diff --git a/quantization_analysis_amd/csrc/mtq_scan.hip b/quantization_analysis_amd/csrc/mtq_scan.hip
--- a/quantization_analysis_amd/csrc/mtq_scan.hip
+++ b/quantization_analysis_amd/csrc/mtq_scan.hip
@@ -278,6 +278,8 @@
     int phase;
     uint32_t *listed, *n_listed;
     Carry *carry;
+    double *sums;
+    uint32_t slot_pk;
 };
 
 constexpr int kNoOffset = 0xFF;
@@ -349,6 +351,130 @@
 #pragma unroll
         for (int u = 0; u < 8; ++u)
             if (t00 + 64 * u < T) f(t00 + 64 * u, b[u]);
+    }
+}
+
+struct ColIter { int b, h, k; };
+struct ColChunk { Raw7 q[2]; int meta[2]; };
+
+__device__ __forceinline__ void col_next(ColIter &it, int stride, int T)
+{
+    ++it.k;
+    if (it.b * 256 + it.k * stride >= T) { it.k = 0; if (++it.h == 2) { it.h = 0; ++it.b; } }
+}
+
+__device__ __forceinline__ double col_tree(double g, int lane, bool is_max)
+{
+#pragma unroll
+    for (int s = 32; s > 0; s >>= 1) {
+        const double o = shfl_f64(g, (lane + s) & 63);
+        g = is_max ? nanmax(g, o) : g + o;
+    }
+    return g;
+}
+
+template <bool kWide, bool kSingle, int kColRing>
+__device__ __forceinline__ void column_sums_walk(const double *st, int rec, const int8_t *map, int T, uint32_t slot_pk, double *out, int lane)
+{
+    const int B = min((T + 255) / 256, kColBlocks), stride = B * 256;
+    double *part = out + kColVals;
+    ColIter ci{0, 0, 0}, ri = ci, mi = ci;
+    ColChunk ring[kColRing];
+    constexpr int kColMapAhead = kColRing;
+    uint8_t mb[kColMapAhead][2];
+    auto tile_of = [&](const ColIter &it, int e) { return it.b * 256 + 64 * (it.h + 2 * e) + lane + it.k * stride; };
+    auto ask_map = [&](uint8_t (&m)[2], const ColIter &it) {
+#pragma unroll
+        for (int e = 0; e < 2; ++e) m[e] = (uint8_t)ld_l2(map + min(tile_of(it, e), T - 1));
+    };
+    auto ask_records = [&](ColChunk &c, const uint8_t (&m)[2], const ColIter &it) {
+#pragma unroll
+        for (int e = 0; e < 2; ++e) {
+            const int t = tile_of(it, e);
+            const int f = m[e] & 0x7F;
+            const int slot = f < MTQ_NUM_TILE_FORMATS ? (int)((slot_pk >> (8 * (f & 3))) & 0xFFu) - 2 : -1;
+            c.q[e] = load7<kWide>(st + (int64_t)min(t, T - 1) * rec, slot);
+            c.meta[e] = t < T ? (slot_ok(slot) ? (f | (slot < 0 ? 8 : 0)) : 4) : -1;
+        }
+    };
+    double acc[2][7], half0[7];
+    int cntb[MTQ_NUM_TILE_FORMATS] = {0, 0, 0, 0}, tot[MTQ_NUM_TILE_FORMATS] = {0, 0, 0, 0};
+#pragma unroll
+    for (int j = 0; j < 7; ++j) acc[0][j] = acc[1][j] = half0[j] = 0.0;
+    auto add_chunk = [&](const ColChunk &c, const ColIter &it) {
+        if (kSingle || it.k == 0) {
+#pragma unroll
+            for (int j = 0; j < 7; ++j) acc[0][j] = acc[1][j] = 0.0;
+        }
+#pragma unroll
+        for (int e = 0; e < 2; ++e) {
+            const int meta = c.meta[e];
+            const bool live = meta >= 0 && meta != 4;
+            const Sums5 s = sums5(c.q[e], (meta & 8) ? kVirtualSlot : 0);
+            const double val[6] = {c.q[e].x, c.q[e].x2, s.y, s.y2, s.xy, s.ab};
+#pragma unroll
+            for (int j = 0; j < 6; ++j) acc[e][j] = live ? acc[e][j] + val[j] : acc[e][j];
+            if (meta == 4) acc[e][0] = __builtin_nan("");
+            acc[e][kColMax] = live ? nanmax(acc[e][kColMax], s.mx) : acc[e][kColMax];
+#pragma unroll
+            for (int f = 0; f < MTQ_NUM_TILE_FORMATS; ++f) cntb[f] += __builtin_popcountll(__ballot(live && (meta & 7) == f));
+        }
+        if (!kSingle && it.b * 256 + (it.k + 1) * stride < T) return;
+        double g[7];
+#pragma unroll
+        for (int j = 0; j < 7; ++j) g[j] = j == kColMax ? nanmax(acc[0][j], acc[1][j]) : acc[0][j] + acc[1][j];
+        if (it.h == 0) {
+#pragma unroll
+            for (int j = 0; j < 7; ++j) half0[j] = g[j];
+            return;
+        }
+#pragma unroll
+        for (int j = 0; j < 7; ++j) g[j] = col_tree(j == kColMax ? nanmax(half0[j], g[j]) : half0[j] + g[j], lane, j == kColMax);
+        if (lane == 0) {
+#pragma unroll
+            for (int j = 0; j < 7; ++j) part[it.b * kColVals + j] = g[j];
+#pragma unroll
+            for (int f = 0; f < MTQ_NUM_TILE_FORMATS; ++f) part[it.b * kColVals + 7 + f] = (double)cntb[f];
+        }
+#pragma unroll
+        for (int f = 0; f < MTQ_NUM_TILE_FORMATS; ++f) { tot[f] += cntb[f]; cntb[f] = 0; }
+    };
+#pragma unroll
+    for (int u = 0; u < kColMapAhead; ++u) { ask_map(mb[u], mi); col_next(mi, stride, T); }
+#pragma unroll
+    for (int u = 0; u < kColRing; ++u) {
+        ask_records(ring[u], mb[u], ri); col_next(ri, stride, T);
+        ask_map(mb[u], mi); col_next(mi, stride, T);
+    }
+    while (ci.b < B) {
+#pragma unroll
+        for (int u = 0; u < kColRing; ++u) {
+            if (ci.b < B) add_chunk(ring[u], ci);
+            col_next(ci, stride, T);
+            ask_records(ring[u], mb[u], ri); col_next(ri, stride, T);
+            ask_map(mb[u], mi); col_next(mi, stride, T);
+        }
+    }
+    mem_wait();
+    double p[4][7];
+#pragma unroll
+    for (int q = 0; q < 4; ++q)
+#pragma unroll
+        for (int j = 0; j < 7; ++j) p[q][j] = ld_l2(part + min(64 * q + lane, B - 1) * kColVals + j);
+#pragma unroll
+    for (int q = 0; q < 4; ++q)
+#pragma unroll
+        for (int j = 0; j < 7; ++j) p[q][j] = 64 * q + lane < B ? p[q][j] : 0.0;
+#pragma unroll
+    for (int j = 0; j < 7; ++j) {
+        const bool mx = j == kColMax;
+        const double a02 = mx ? nanmax(p[0][j], p[2][j]) : p[0][j] + p[2][j], a13 = mx ? nanmax(p[1][j], p[3][j]) : p[1][j] + p[3][j];
+        const double g = col_tree(mx ? nanmax(a02, a13) : a02 + a13, lane, mx);
+        if (lane == 0) out[j] = g;
+    }
+    if (lane == 0) {
+#pragma unroll
+        for (int f = 0; f < MTQ_NUM_TILE_FORMATS; ++f) out[7 + f] = (double)tot[f];
     }
 }
 
@@ -813,6 +939,12 @@
         if (a.counts)
             for (int c = 0; c < MTQ_NUM_TILE_FORMATS; ++c) a.counts[b * MTQ_NUM_TILE_FORMATS + c] = per_fmt[c];
     }
+    if (a.sums) {
+        double *out = a.sums + (int64_t)b * (kColVals * (kColBlocks + 1));
+        if (rec >= 7 && T <= 256 * kColBlocks) column_sums_walk<true, true, 4>(st, rec, map, T, a.slot_pk, out, lane);
+        else if (rec >= 7) column_sums_walk<true, false, 3>(st, rec, map, T, a.slot_pk, out, lane);
+        else column_sums_walk<false, false, 3>(st, rec, map, T, a.slot_pk, out, lane);
+    }
 }
 
 __global__ __launch_bounds__(256) void greedy_atol(ScanArgs a)
@@ -1036,10 +1168,10 @@
     return check_launch("mtq_scan_orders_device");
 }
 
-extern "C" int mtq_greedy_scan_device_ex(const double *stats, int64_t count, int64_t tiles, uint32_t fmt_mask, const int *formats, int n_formats,
-                                         int metric, double threshold, double elem_count, const uint64_t *seeds, int8_t *maps, int32_t *status,
-                                         int32_t *counts, void *scratch, size_t scratch_bytes, const void *orders, int phase, uint32_t *listed,
-                                         uint32_t *n_listed, void *carry, void *stream)
+extern "C" int mtq_greedy_scan_device_sums(const double *stats, int64_t count, int64_t tiles, uint32_t fmt_mask, const int *formats, int n_formats,
+                                           int metric, double threshold, double elem_count, const uint64_t *seeds, int8_t *maps, int32_t *status,
+                                           int32_t *counts, void *scratch, size_t scratch_bytes, const void *orders, int phase, uint32_t *listed,
+                                           uint32_t *n_listed, void *carry, double *sums_scratch, void *stream)
 {
     if (!stats || !formats || !seeds || !maps || !status || !scratch) return fail(MTQ_ERR_INVALID, "null argument");
     if (count <= 0 || count > (1 << 20) || tiles <= 0) return fail(MTQ_ERR_INVALID, "count and tiles must be positive");
@@ -1056,6 +1188,10 @@
         if (!carry || (phase == 1 && (!listed || !n_listed))) return fail(MTQ_ERR_INVALID, "a split search needs carry (and listed, n_listed in phase 1)");
         if (count * tiles >= ((int64_t)1 << 32)) return fail(MTQ_ERR_INVALID, "too many tiles for the list of a split search");
     }
+    if (sums_scratch) {
+        if (phase == 1) return fail(MTQ_ERR_INVALID, "phase 1 leaves no finished map to sum: pass sums_scratch to phase 2");
+        if (metric == MTQ_METRIC_ATOL) return fail(MTQ_ERR_UNSUPPORTED, "the atol walk does not sum columns: use mtq_column_sums_device_batched");
+    }
     ScanArgs a{};
     a.stats = stats;
     a.tiles = tiles;
@@ -1086,6 +1222,8 @@
     a.listed = listed;
     a.n_listed = n_listed;
     a.carry = static_cast<Carry *>(carry);
+    a.sums = sums_scratch;
+    for (int f = 0; f < MTQ_NUM_TILE_FORMATS; ++f) a.slot_pk |= (uint32_t)(slot_of(fmt_mask, f) + 2) << (8 * f);
     if (int rc = require_device()) return rc;
     int dev = 0;
     if (hipGetDevice(&dev) != hipSuccess) return fail(MTQ_ERR_HIP, "hipGetDevice failed");
@@ -1114,6 +1252,15 @@
     return check_launch("mtq_greedy_scan_device");
 }
 
+extern "C" int mtq_greedy_scan_device_ex(const double *stats, int64_t count, int64_t tiles, uint32_t fmt_mask, const int *formats, int n_formats,
+                                         int metric, double threshold, double elem_count, const uint64_t *seeds, int8_t *maps, int32_t *status,
+                                         int32_t *counts, void *scratch, size_t scratch_bytes, const void *orders, int phase, uint32_t *listed,
+                                         uint32_t *n_listed, void *carry, void *stream)
+{
+    return mtq_greedy_scan_device_sums(stats, count, tiles, fmt_mask, formats, n_formats, metric, threshold, elem_count, seeds, maps, status, counts,
+                                       scratch, scratch_bytes, orders, phase, listed, n_listed, carry, nullptr, stream);
+}
+
 extern "C" int mtq_greedy_scan_device(const double *stats, int64_t count, int64_t tiles, uint32_t fmt_mask, const int *formats, int n_formats,
                                       int metric, double threshold, double elem_count, const uint64_t *seeds, int8_t *maps, int32_t *status,
                                       int32_t *counts, void *scratch, size_t scratch_bytes, void *stream)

....

#### [ACTIVITY]
Retype, exactly and with nothing added, the lines of the material above from the first through the one that contains "m[e] & 0x7F;".

#### [EXERCISE SOLUTION]
diff --git a/quantization_analysis_amd/csrc/mtq_scan.hip b/quantization_analysis_amd/csrc/mtq_scan.hip
--- a/quantization_analysis_amd/csrc/mtq_scan.hip
+++ b/quantization_analysis_amd/csrc/mtq_scan.hip
@@ -278,6 +278,8 @@
     int phase;
     uint32_t *listed, *n_listed;
     Carry *carry;
+    double *sums;
+    uint32_t slot_pk;
 };
 
 constexpr int kNoOffset = 0xFF;
@@ -349,6 +351,130 @@
 #pragma unroll
         for (int u = 0; u < 8; ++u)
             if (t00 + 64 * u < T) f(t00 + 64 * u, b[u]);
+    }
+}
+
+struct ColIter { int b, h, k; };
+struct ColChunk { Raw7 q[2]; int meta[2]; };
+
+__device__ __forceinline__ void col_next(ColIter &it, int stride, int T)
+{
+    ++it.k;
+    if (it.b * 256 + it.k * stride >= T) { it.k = 0; if (++it.h == 2) { it.h = 0; ++it.b; } }
+}
+
+__device__ __forceinline__ double col_tree(double g, int lane, bool is_max)
+{
+#pragma unroll
+    for (int s = 32; s > 0; s >>= 1) {
+        const double o = shfl_f64(g, (lane + s) & 63);
+        g = is_max ? nanmax(g, o) : g + o;
+    }
+    return g;
+}
+
+template <bool kWide, bool kSingle, int kColRing>
+__device__ __forceinline__ void column_sums_walk(const double *st, int rec, const int8_t *map, int T, uint32_t slot_pk, double *out, int lane)
+{
+    const int B = min((T + 255) / 256, kColBlocks), stride = B * 256;
+    double *part = out + kColVals;
+    ColIter ci{0, 0, 0}, ri = ci, mi = ci;
+    ColChunk ring[kColRing];
+    constexpr int kColMapAhead = kColRing;
+    uint8_t mb[kColMapAhead][2];
+    auto tile_of = [&](const ColIter &it, int e) { return it.b * 256 + 64 * (it.h + 2 * e) + lane + it.k * stride; };
+    auto ask_map = [&](uint8_t (&m)[2], const ColIter &it) {
+#pragma unroll
+        for (int e = 0; e < 2; ++e) m[e] = (uint8_t)ld_l2(map + min(tile_of(it, e), T - 1));
+    };
+    auto ask_records = [&](ColChunk &c, const uint8_t (&m)[2], const ColIter &it) {
+#pragma unroll
+        for (int e = 0; e < 2; ++e) {
+            const int t = tile_of(it, e);
+            const int f = m[e] & 0x7F;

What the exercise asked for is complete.